İlk kez Ford kullanan birisi olarak beni en çok şaşırtan noktalardan birisi de yol tutuşu oldu. Ford özellikle bu sınıf bir arabadan beklenmeyecek bir performans sergilemiş ve çok iyi bir iş çıkartmış. Fiesta ile tek gidiş geliş yollarda çok fazla kilometre yaptığım için, karşıdan gelen TIR, kamyon gibi büyük araçlardan hiç bir şekilde (en ufak bir kımıldama dahi) etkilenmemesi, virajlarda güvenli bir sürüş sağlaması bu arabanın başarı hanesine ilk başlarda yazılması gereken özelliklerden birisi olmuş. Tabii bu özelliği sert süspansiyonlarla sağladığını düşünürsek, şehir içinde biraz daha bozuk olan yollarda da tam tersi bir etki gösterip büyük bir rahatsızlık hissi verebilir. Bu noktayı da atlamamak lazım.
Yakıt?
Fabrika verilerinden yukarıda bahsetmiştim ama tekrarlayacak olursak 1.6 95hp Fiesta TDCI,
Şehir içinde: 4,9 litre / 100 km
Şehir dışında: 3,6 litre / 100 km
Ortalama: 4,1 litre / 100 km
yakıt harcayarak başarılı bir grafik çiziyor. Kendi deneyimimden bahsedecek olursam, yaptığımız 1000 km'de 62 Euroluk (yaklaşık 120 TL) yakıt harcadık. Mazotun litresi 1,36 euro (2,70 tl) civarındaydı, bu da yaklaşık 45 litre gibi bir rakam yapıyor ve 100 kilometrede 4,5 litre kullandığımız yola göre gayet iyi bir veri. Yakıt deposunun 40 litre olduğunu düşünürsek şehirler arası bir yolda bir depo yakıtla 1000 km yol rahatlıkla gidilebilir.
Donanım?
Uzaktan kumandayla kapıları açıldığında farların yanması gibi ufak ama çekici detaylara sahip olan Fiesta'da, 4 farklı donanım paketi bulunuyor: Trend, MyFiesta, Titanium ve Sport. Otomatik klima, deri kaplı vites topuzu, harita okuma lambası, elektrikli arka camlar gibi özellikler sadece Titanium ve Sport paketlerinde bulunuyor.
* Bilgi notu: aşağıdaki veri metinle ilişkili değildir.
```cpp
hipError_t key_switch_plan(const KsParams& K, u32 big_n, u32 n, size_t batch, int path, KeySwitchPlanInfo* out) {
  if (batch == 0 || !out) return hipErrorInvalidValue;
  const bool admitted = ksm_admitted(K.log_base, K.levels, big_n);
  if (path == kKsPathMatrix && !admitted) return hipErrorInvalidValue;
  out->matrix = path == kKsPathMatrix || (path == kKsPathAuto && admitted && batch >= kKsMatrixMinBatch);
  if (out->matrix) {
    const KsmLayout lo = ksm_layout(big_n, K.levels, n);
    out->grid_x = lo.col_tiles / kKsmColTiles;
    out->grid_y = (unsigned)((batch + 4 * kKsmSamples - 1) / (4 * kKsmSamples));
    unsigned splits = kKsmTargetWgs / (out->grid_x * out->grid_y);
    if (splits > lo.sblocks) splits = lo.sblocks;
    if (splits < 1u) splits = 1u;
    out->per_split = (lo.sblocks + splits - 1) / splits;
    out->splits = (lo.sblocks + out->per_split - 1) / out->per_split;
    return hipSuccess;
  }
  out->grid_x = (n + 1 + kKsCols - 1) / kKsCols;
  out->grid_y = (unsigned)((batch + kKsSamples - 1) / kKsSamples);
  unsigned splits = kKsTargetWgs / (out->grid_x * out->grid_y);
  const unsigned max_splits = (big_n + 63u) / 64u;
  if (splits > max_splits) splits = max_splits;
  if (splits > 32u) splits = 32u;
// ... 2 lines not shown
  out->splits = (big_n + out->per_split - 1) / out->per_split;
  return hipSuccess;
}

size_t ksk_matrix_bytes(const KsParams& K, u32 big_n, u32 n) { return ksm_bytes(ksm_layout(big_n, K.levels, n)); }

hipError_t ksk_prepare_matrix(hipStream_t s, const KsParams& K, u32 big_n, u32 n, const u32* ksk, void* prepared) {
  const KsmLayout lo = ksm_layout(big_n, K.levels, n);
  const size_t threads = (size_t)lo.sblocks * lo.levels * lo.col_tiles * 64;
  hipLaunchKernelGGL(ksk_prepare_matrix_kernel, dim3(grid_for(threads, 256)), dim3(256), 0, s, lo, ksk,
                     static_cast<unsigned char*>(prepared));
  return hipGetLastError();
}

hipError_t key_switch(hipStream_t s, const KsParams& K, u32 big_n, u32 n, const u32* lwe_in,
                      size_t batch, const u32* ksk, u32* lwe_out, const void* ksk_matrix, int path) {
  KeySwitchPlanInfo plan{};
  hipError_t e = key_switch_plan(K, big_n, n, batch, path, &plan);
  if (e != hipSuccess) return e;
  if (plan.matrix && !ksk_matrix) return hipErrorInvalidValue;
  const size_t lds = ((size_t)kKsWords * K.levels * kKsSamples + 2 * (size_t)kKsKeyRows * kKsCols) * sizeof(u32);
  if (!plan.matrix && lds > 64 * 1024) return hipErrorInvalidValue;
  if (plan.splits > 1) {
    e = hipMemsetAsync(lwe_out, 0, batch * ((size_t)n + 1) * sizeof(u32), s);
    if (e != hipSuccess) return e;
  }
  const dim3 grid(plan.grid_x, plan.grid_y, plan.splits);
  if (plan.matrix)
    hipLaunchKernelGGL(key_switch_matrix_kernel, grid, dim3(256), 0, s, K, ksm_layout(big_n, K.levels, n), lwe_in, batch,
                       static_cast<const uint4*>(ksk_matrix), lwe_out, plan.per_split);
  else
    hipLaunchKernelGGL(key_switch_kernel, grid, dim3(256), lds, s, K, big_n, n, lwe_in, batch, ksk, lwe_out,
                       plan.per_split);
  return hipGetLastError();
}

hipError_t decompose_words(hipStream_t s, u32 log_base, u32 levels, u32 fs, const u32* values,
                           size_t count, u32* digits) {
  const u32 ig = 32 - log_base * levels;
  hipLaunchKernelGGL(decompose_words_kernel, dim3(grid_for(count, 256)), dim3(256), 0, s, log_base,
                     levels, ig, fs, values, count, digits);
  return hipGetLastError();
}

hipError_t decompose_glwe(hipStream_t s, u32 log_base, u32 levels, u32 fs, u32 polys_per_ct,
                          u32 n_coeff, const u32* glwe, size_t batch, u32* digits) {
  const u32 ig = 32 - log_base * levels;
  const size_t total = batch * polys_per_ct * n_coeff;
  hipLaunchKernelGGL(decompose_glwe_kernel, dim3(grid_for(total, 256)), dim3(256), 0, s, log_base,
// ... 140 lines not shown
```

tfhe-research_amd/csrc/ks_matrix.h:

```cpp
#pragma once
#include <stddef.h>

#include "pbs_wave.h"

namespace tfhe {

constexpr u32 kKsmWords = 32;
constexpr u32 kKsmCols = 32;
constexpr u32 kKsmSamples = 32;
constexpr u32 kKsmColTiles = 2;
constexpr u32 kKsmPlanes = 4;
constexpr u32 kKsmFragBytes = 64 * 16;

struct KsmLayout {
  u32 big_n, levels, width;
  u32 sblocks;
  u32 col_tiles;
};

TFHE_HD KsmLayout ksm_layout(u32 big_n, u32 levels, u32 n) {
  KsmLayout lo;
  lo.big_n = big_n;
  lo.levels = levels;
  lo.width = n + 1;
// ... 43 lines not shown
    int8_t s[4];
    ksm_split(w, s);
    for (u32 p = 0; p < kKsmPlanes; ++p) planes[p][j / 4] |= (u32)(unsigned char)s[p] << (8 * (j % 4));
  }
}

TFHE_HD void ksm_digit_fragment(const u32 (&v)[16], u32 (&carry)[16], u32 shift, u32 log_base, u32 (&a)[4]) {
  for (u32 q = 0; q < 4; ++q) a[q] = 0;
#pragma unroll
  for (u32 j = 0; j < 16; ++j) {
    const u32 d = decompose_limb(v[j], shift, log_base, carry[j]);
    a[j / 4] |= (d & 0xFFu) << (8 * (j % 4));
  }
}

TFHE_HD u32 ksm_fold(u32 p0, u32 p1, u32 p2, u32 p3) { return p0 + (p1 << 8) + (p2 << 16) + (p3 << 24); }

TFHE_HD bool ksm_admitted(u32 log_base, u32 levels, u32 big_n) {
  if (log_base < 1 || log_base > 6 || levels == 0) return false;
  const u64 terms = (u64)((big_n + kKsmWords - 1) / kKsmWords) * kKsmWords * levels;
  return (terms << (log_base + 7)) < ((u64)1 << 31);
}

}
```

tfhe-research_amd/csrc/launch.h:

```cpp
#pragma once
#include <hip/hip_runtime.h>

#include "ks_matrix.h"
#include "pbs_wave.h"

namespace tfhe {
namespace launch {

constexpr int kFieldGoldilocks = GlField::kId;
constexpr int kFieldFp64 = FpField::kId;
constexpr int kFieldGoldilocksSplit = GlSplitField::kId;
constexpr int kFieldFp49 = Fp49Field::kId;
constexpr int kFieldFft = FftField::kId;

bool shape_supported(u32 log_n, u32 k);
int field_parts(int field);
bool field_shape_supported(int field, u32 log_n);
int samples_per_team(int field, u32 log_n, u32 k);

hipError_t bsk_prepare(hipStream_t s, int field, u32 log_n, u32 k, const void* tw, const u32* polys,
                       size_t poly_count, void* spectra);

struct SideStream {
  hipStream_t stream;
// ... 17 lines not shown
};
hipError_t blind_rotate_plan(int field, const PbsParams& P, size_t batch, bool can_park, bool have_side,
                             BlindRotatePlanInfo* out, int shape = kShapeAuto);

bool shape_supported_bmmp(u32 log_n, u32 k);
bool field_supported_bmmp(int field);
hipError_t blind_rotate_bmmp(hipStream_t s, int field, const PbsParams& P, const void* tw,
                             const u32* lwe_in, size_t batch, const u32* tv, size_t tv_stride,
                             const void* bsk, u32* glwe_out, u32* lwe_extracted);

hipError_t external_product(hipStream_t s, int field, const PbsParams& P, const void* tw,
                            const void* ggsw, size_t ggsw_stride_words, const u32* glwe_in,
                            u32* ct1_inout, const u32* cmux_ct0, size_t batch, u32* glwe_out,
                            unsigned long long* queue );

constexpr int kKsPathAuto = 0, kKsPathScalar = 1, kKsPathMatrix = 2;
struct KeySwitchPlanInfo {
  bool matrix;
  unsigned grid_x, grid_y;
  unsigned splits;
  u32 per_split;
};
hipError_t key_switch_plan(const KsParams& K, u32 big_n, u32 n, size_t batch, int path, KeySwitchPlanInfo* out);
size_t ksk_matrix_bytes(const KsParams& K, u32 big_n, u32 n);
hipError_t ksk_prepare_matrix(hipStream_t s, const KsParams& K, u32 big_n, u32 n, const u32* ksk, void* prepared);
hipError_t key_switch(hipStream_t s, const KsParams& K, u32 big_n, u32 n, const u32* lwe_in,
                      size_t batch, const u32* ksk, u32* lwe_out, const void* ksk_matrix, int path);

hipError_t pack_transpose(hipStream_t s, const u32* lwe_in, size_t groups, u32 per_group, u32 d, u32 log_n, u32* cols,
                          u32 log_rep = 0);
hipError_t pack_lwe(hipStream_t s, int field, const PbsParams& P, const void* tw, const void* key, const u32* cols, u32 d,
                    size_t groups, u32* glwe_out);
hipError_t packing_add_gadget(hipStream_t s, u32* pksk, size_t rows, u32 k, u32 log_n, const u32* factor);

hipError_t tree_lut_expand(hipStream_t s, const u32* in, size_t count, size_t per_row, u32 words, u32* out);
hipError_t tree_lut_test_vectors(hipStream_t s, const u32* table, size_t set_stride, size_t count, size_t per_row, u32 log_p,
                                 u32 log_n, u32* tv);

struct LookupPlanInfo {
  u32 height;
  u32 launches;
  size_t workspace_words;
// ... 58 lines not shown
```

Baseline: 146,700.

## Add staged key switch with digit prepass and MFMA tiled GEMM

Adds a staged key-switch path that first decomposes input LWE masks into int8 digit fragments in a reserved device buffer, then runs a separate MFMA int8 kernel. That kernel double-buffers key fragments in LDS and reuses each key fragment across multiple sample tiles per wave. Auto mode selects it for batches of at least 256 when the digit buffer is reserved. The aim is to stop recomputing digits per column tile and to raise key reuse. The cost is an extra launch, a workspace allocation and a global memory round-trip for the digits.

```diff
diff --git a/include/tfhe_hip.h b/include/tfhe_hip.h
--- a/include/tfhe_hip.h
+++ b/include/tfhe_hip.h
@@ -261,7 +261,9 @@
 #define TFHE_KS_PATH_AUTO 0
 #define TFHE_KS_PATH_SCALAR 1
 #define TFHE_KS_PATH_MATRIX 2
+#define TFHE_KS_PATH_STAGED 3
 int tfhe_context_set_key_switch_path(tfhe_context *ctx, int path);
+int tfhe_context_set_key_switch_split(tfhe_context *ctx, unsigned splits);
 int tfhe_debug_key_switch_plan(tfhe_context *ctx, size_t batch, int *path, unsigned *grid_x, unsigned *grid_y,
                                unsigned *splits);
 
diff --git a/rust/src/lib.rs b/rust/src/lib.rs
--- a/rust/src/lib.rs
+++ b/rust/src/lib.rs
@@ -136,7 +136,7 @@
 }
 
 #[derive(Clone, Copy)]
-pub enum KeySwitchPath { Auto = 0, Scalar = 1, Matrix = 2 }
+pub enum KeySwitchPath { Auto = 0, Scalar = 1, Matrix = 2, Staged = 3 }
 
 impl GpuBootstrappingKey {
     pub fn set_key_switch_path(&self, path: KeySwitchPath) {
diff --git a/tfhe-research_amd/__init__.py b/tfhe-research_amd/__init__.py
--- a/tfhe-research_amd/__init__.py
+++ b/tfhe-research_amd/__init__.py
@@ -21,7 +21,7 @@
 DECOMPOSER_PBS, DECOMPOSER_KS = 0, 1
 BACKEND_AUTO, BACKEND_GOLDILOCKS, BACKEND_FP64, BACKEND_GOLDILOCKS_SPLIT, BACKEND_FP64_P49, BACKEND_FP64_FFT = 0, 1, 2, 3, 4, 5
 SHAPE_AUTO, SHAPE_WIDE, SHAPE_TEAM = 0, 1, 2
-KS_PATH_AUTO, KS_PATH_SCALAR, KS_PATH_MATRIX = 0, 1, 2
+KS_PATH_AUTO, KS_PATH_SCALAR, KS_PATH_MATRIX, KS_PATH_STAGED = 0, 1, 2, 3
 
 GATE_AND = (0, 0, 0, 1)
 GATE_OR = (0, 1, 1, 1)
@@ -336,6 +336,9 @@
 
     def set_key_switch_path(self, path: int):
         self._check(lib().tfhe_context_set_key_switch_path(self._h, C.c_int(int(path))))
+
+    def set_key_switch_split(self, splits: int):
+        self._check(lib().tfhe_context_set_key_switch_split(self._h, C.c_uint(int(splits))))
 
     def key_switch_plan(self, batch: int) -> dict:
         path, gx, gy, splits = C.c_int(), C.c_uint(), C.c_uint(), C.c_uint()
diff --git a/tfhe-research_amd/csrc/capi.cpp b/tfhe-research_amd/csrc/capi.cpp
--- a/tfhe-research_amd/csrc/capi.cpp
+++ b/tfhe-research_amd/csrc/capi.cpp
@@ -58,9 +58,32 @@
       if (e != hipSuccess) return hip_fail(ctx, e, "hipFree(workspace)");
     }
   }
+  ctx->ks_digit_bytes = 0;
+  if (ctx->d_ks_digits) {
+    hipError_t e = hipFree(ctx->d_ks_digits);
+    ctx->d_ks_digits = nullptr;
+    if (e != hipSuccess) return hip_fail(ctx, e, "hipFree(workspace)");
+  }
   for (int i = 0; i < 9; ++i)
     HIP_TRY(ctx, hipMalloc(reinterpret_cast<void**>(ptrs[i]), sizes[i] * sizeof(u32)));
+  if (ks_matrix_admitted(ctx)) {
+    const size_t bytes = launch::ks_digit_bytes(ctx->ks, ctx->big_n, ctx->params.lwe_dimension, batch);
+    HIP_TRY(ctx, hipMalloc(&ctx->d_ks_digits, bytes));
+    ctx->ks_digit_bytes = bytes;
+  }
   ctx->ws_batch = batch;
+  return TFHE_OK;
+}
+
+int enqueue_key_switch(tfhe_context* ctx, hipStream_t s, const u32* in, size_t batch, u32* out) {
+  if (ctx->ks_path == TFHE_KS_PATH_STAGED &&
+      launch::ks_digit_bytes(ctx->ks, ctx->big_n, ctx->params.lwe_dimension, batch) > ctx->ks_digit_bytes)
+    return fail(ctx, TFHE_ERR_INVALID_ARGUMENT,
+                "TFHE_KS_PATH_STAGED: the digit matrix is reserved for " + std::to_string(ctx->ws_batch) +
+                    " ciphertexts, the key switch has " + std::to_string(batch) + " (tfhe_context_reserve)");
+  HIP_TRY(ctx, launch::key_switch(s, ctx->ks, ctx->big_n, ctx->params.lwe_dimension, in, batch, ctx->d_ksk, out,
+                                  ctx->d_ksk_matrix, ks_resolved_path(ctx, batch), ctx->d_ks_digits, ctx->ks_digit_bytes,
+                                  ctx->ks_splits));
   return TFHE_OK;
 }
 
@@ -261,7 +284,7 @@
   }
   auto key_switch = [&](const u32* in, u32* out) -> int {
     TFHE_TRY(span_begin(ctx, kKeySwitchSpan));
-    HIP_TRY(ctx, launch::key_switch(ctx->stream, ctx->ks, ctx->big_n, ctx->params.lwe_dimension, in, batch, ctx->d_ksk, out, ctx->d_ksk_matrix, ctx->ks_path));
+    TFHE_TRY(enqueue_key_switch(ctx, ctx->stream, in, batch, out));
     return span_end(ctx, kKeySwitchSpan, false);
   };
   if (ctx->ks_first) {
@@ -543,7 +566,7 @@
                   ctx->d_lwe_big, ctx->d_lwe_out, ctx->d_lwe_ks, ctx->d_glwe_a, ctx->d_glwe_b, ctx->d_glwe_c,
                   ctx->d_tv,     ctx->d_misc,   ctx->d_ggsw_tmp, ctx->d_ggsw_raw,
                   ctx->d_key_tmp, ctx->d_pksk, ctx->d_pack_cols, ctx->d_lookup_ws, ctx->d_tree_ws,
-                  ctx->d_demux_ws, ctx->d_program_ws, ctx->d_dense_ws, ctx->d_ksk_matrix};
+                  ctx->d_demux_ws, ctx->d_program_ws, ctx->d_dense_ws, ctx->d_ksk_matrix, ctx->d_ks_digits};
   for (void* p : ptrs)
     if (p) (void)hipFree(p);
   for (auto& g : ctx->gate_tvs)
@@ -598,9 +621,10 @@
 
 int tfhe_context_set_key_switch_path(tfhe_context* ctx, int path) {
   if (!ctx) return TFHE_ERR_INVALID_ARGUMENT;
-  if (path != TFHE_KS_PATH_AUTO && path != TFHE_KS_PATH_SCALAR && path != TFHE_KS_PATH_MATRIX)
-    return fail(ctx, TFHE_ERR_INVALID_ARGUMENT, "key-switch path: TFHE_KS_PATH_AUTO, TFHE_KS_PATH_SCALAR or TFHE_KS_PATH_MATRIX");
-  if (path == TFHE_KS_PATH_MATRIX && !ks_matrix_admitted(ctx))
+  if (path != TFHE_KS_PATH_AUTO && path != TFHE_KS_PATH_SCALAR && path != TFHE_KS_PATH_MATRIX && path != TFHE_KS_PATH_STAGED)
+    return fail(ctx, TFHE_ERR_INVALID_ARGUMENT,
+                "key-switch path: TFHE_KS_PATH_AUTO, TFHE_KS_PATH_SCALAR, TFHE_KS_PATH_MATRIX or TFHE_KS_PATH_STAGED");
+  if ((path == TFHE_KS_PATH_MATRIX || path == TFHE_KS_PATH_STAGED) && !ks_matrix_admitted(ctx))
     return fail(ctx, TFHE_ERR_UNSUPPORTED,
                 "the matrix-core key switch needs key-switch digits that fit int8 (log_base <= 6) and int32 plane sums "
                 "that cannot overflow (k N levels 2^(log_base + 7) < 2^31): this parameter set runs the scalar kernel");
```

Yağmur sensörü, otomatik kararan iç dikiz aynası, otomatik yanan farlar, hız kontrol sistemi X Paketinde opsiyonel özellikler ve sadece Titanium paketinde uygulanabiliyor.
Güvenlik?
Yan hava yastıkları, diz hava yastıkları, ESP (elektronik denge sistemi), TCS (çekiş kontrol sistemi), EBA (acil durum fren desteği) gibi özelliklerin aracınızda olması için Güvenlik Paketini almanız gerekiyor ve her seviyedeki aracınıza alabiliyorsunuz. Yanlış yakıtı engelleyen güvenlik sistemi, acil fren anında yanan dörtlü flaşör, sürücü ve yolcu ön hava yastıkları, EBD (elektronik fren gücü dağıtım sistemi), tabii ki ABS, gibi özellikler de her seviyede standart.
Fiyat?
İspanya'daki başlangıç düzeyi satış fiyatı 10.750 Euroydu. (yaklaşık 21.500 tl) Ülkemizdeki fiyatları ise, 1.2 cc motor Trend seviyesi için (kampanyalı fiyat) 27.725 TL, testini yapmış olduğum 1.6 TDCI 95 hp titanium seviyesinde 37.600 TL (yine kampanyalı fiyatı, 39.530 TL'den düşmüş) . Tabii paketlerine ve motor seçeneklerine göre 27.725 TL ile 37.600 TL arasında değişiyor. Yeni Opel Astra, Toyota Auris gibi bir üst sınıf arabaların da 36.000 TL civarında dolaştığını düşününce ben bir alt sınıf Fiesta'nın fiyatlarına çok olumlu yaklaşamıyorum.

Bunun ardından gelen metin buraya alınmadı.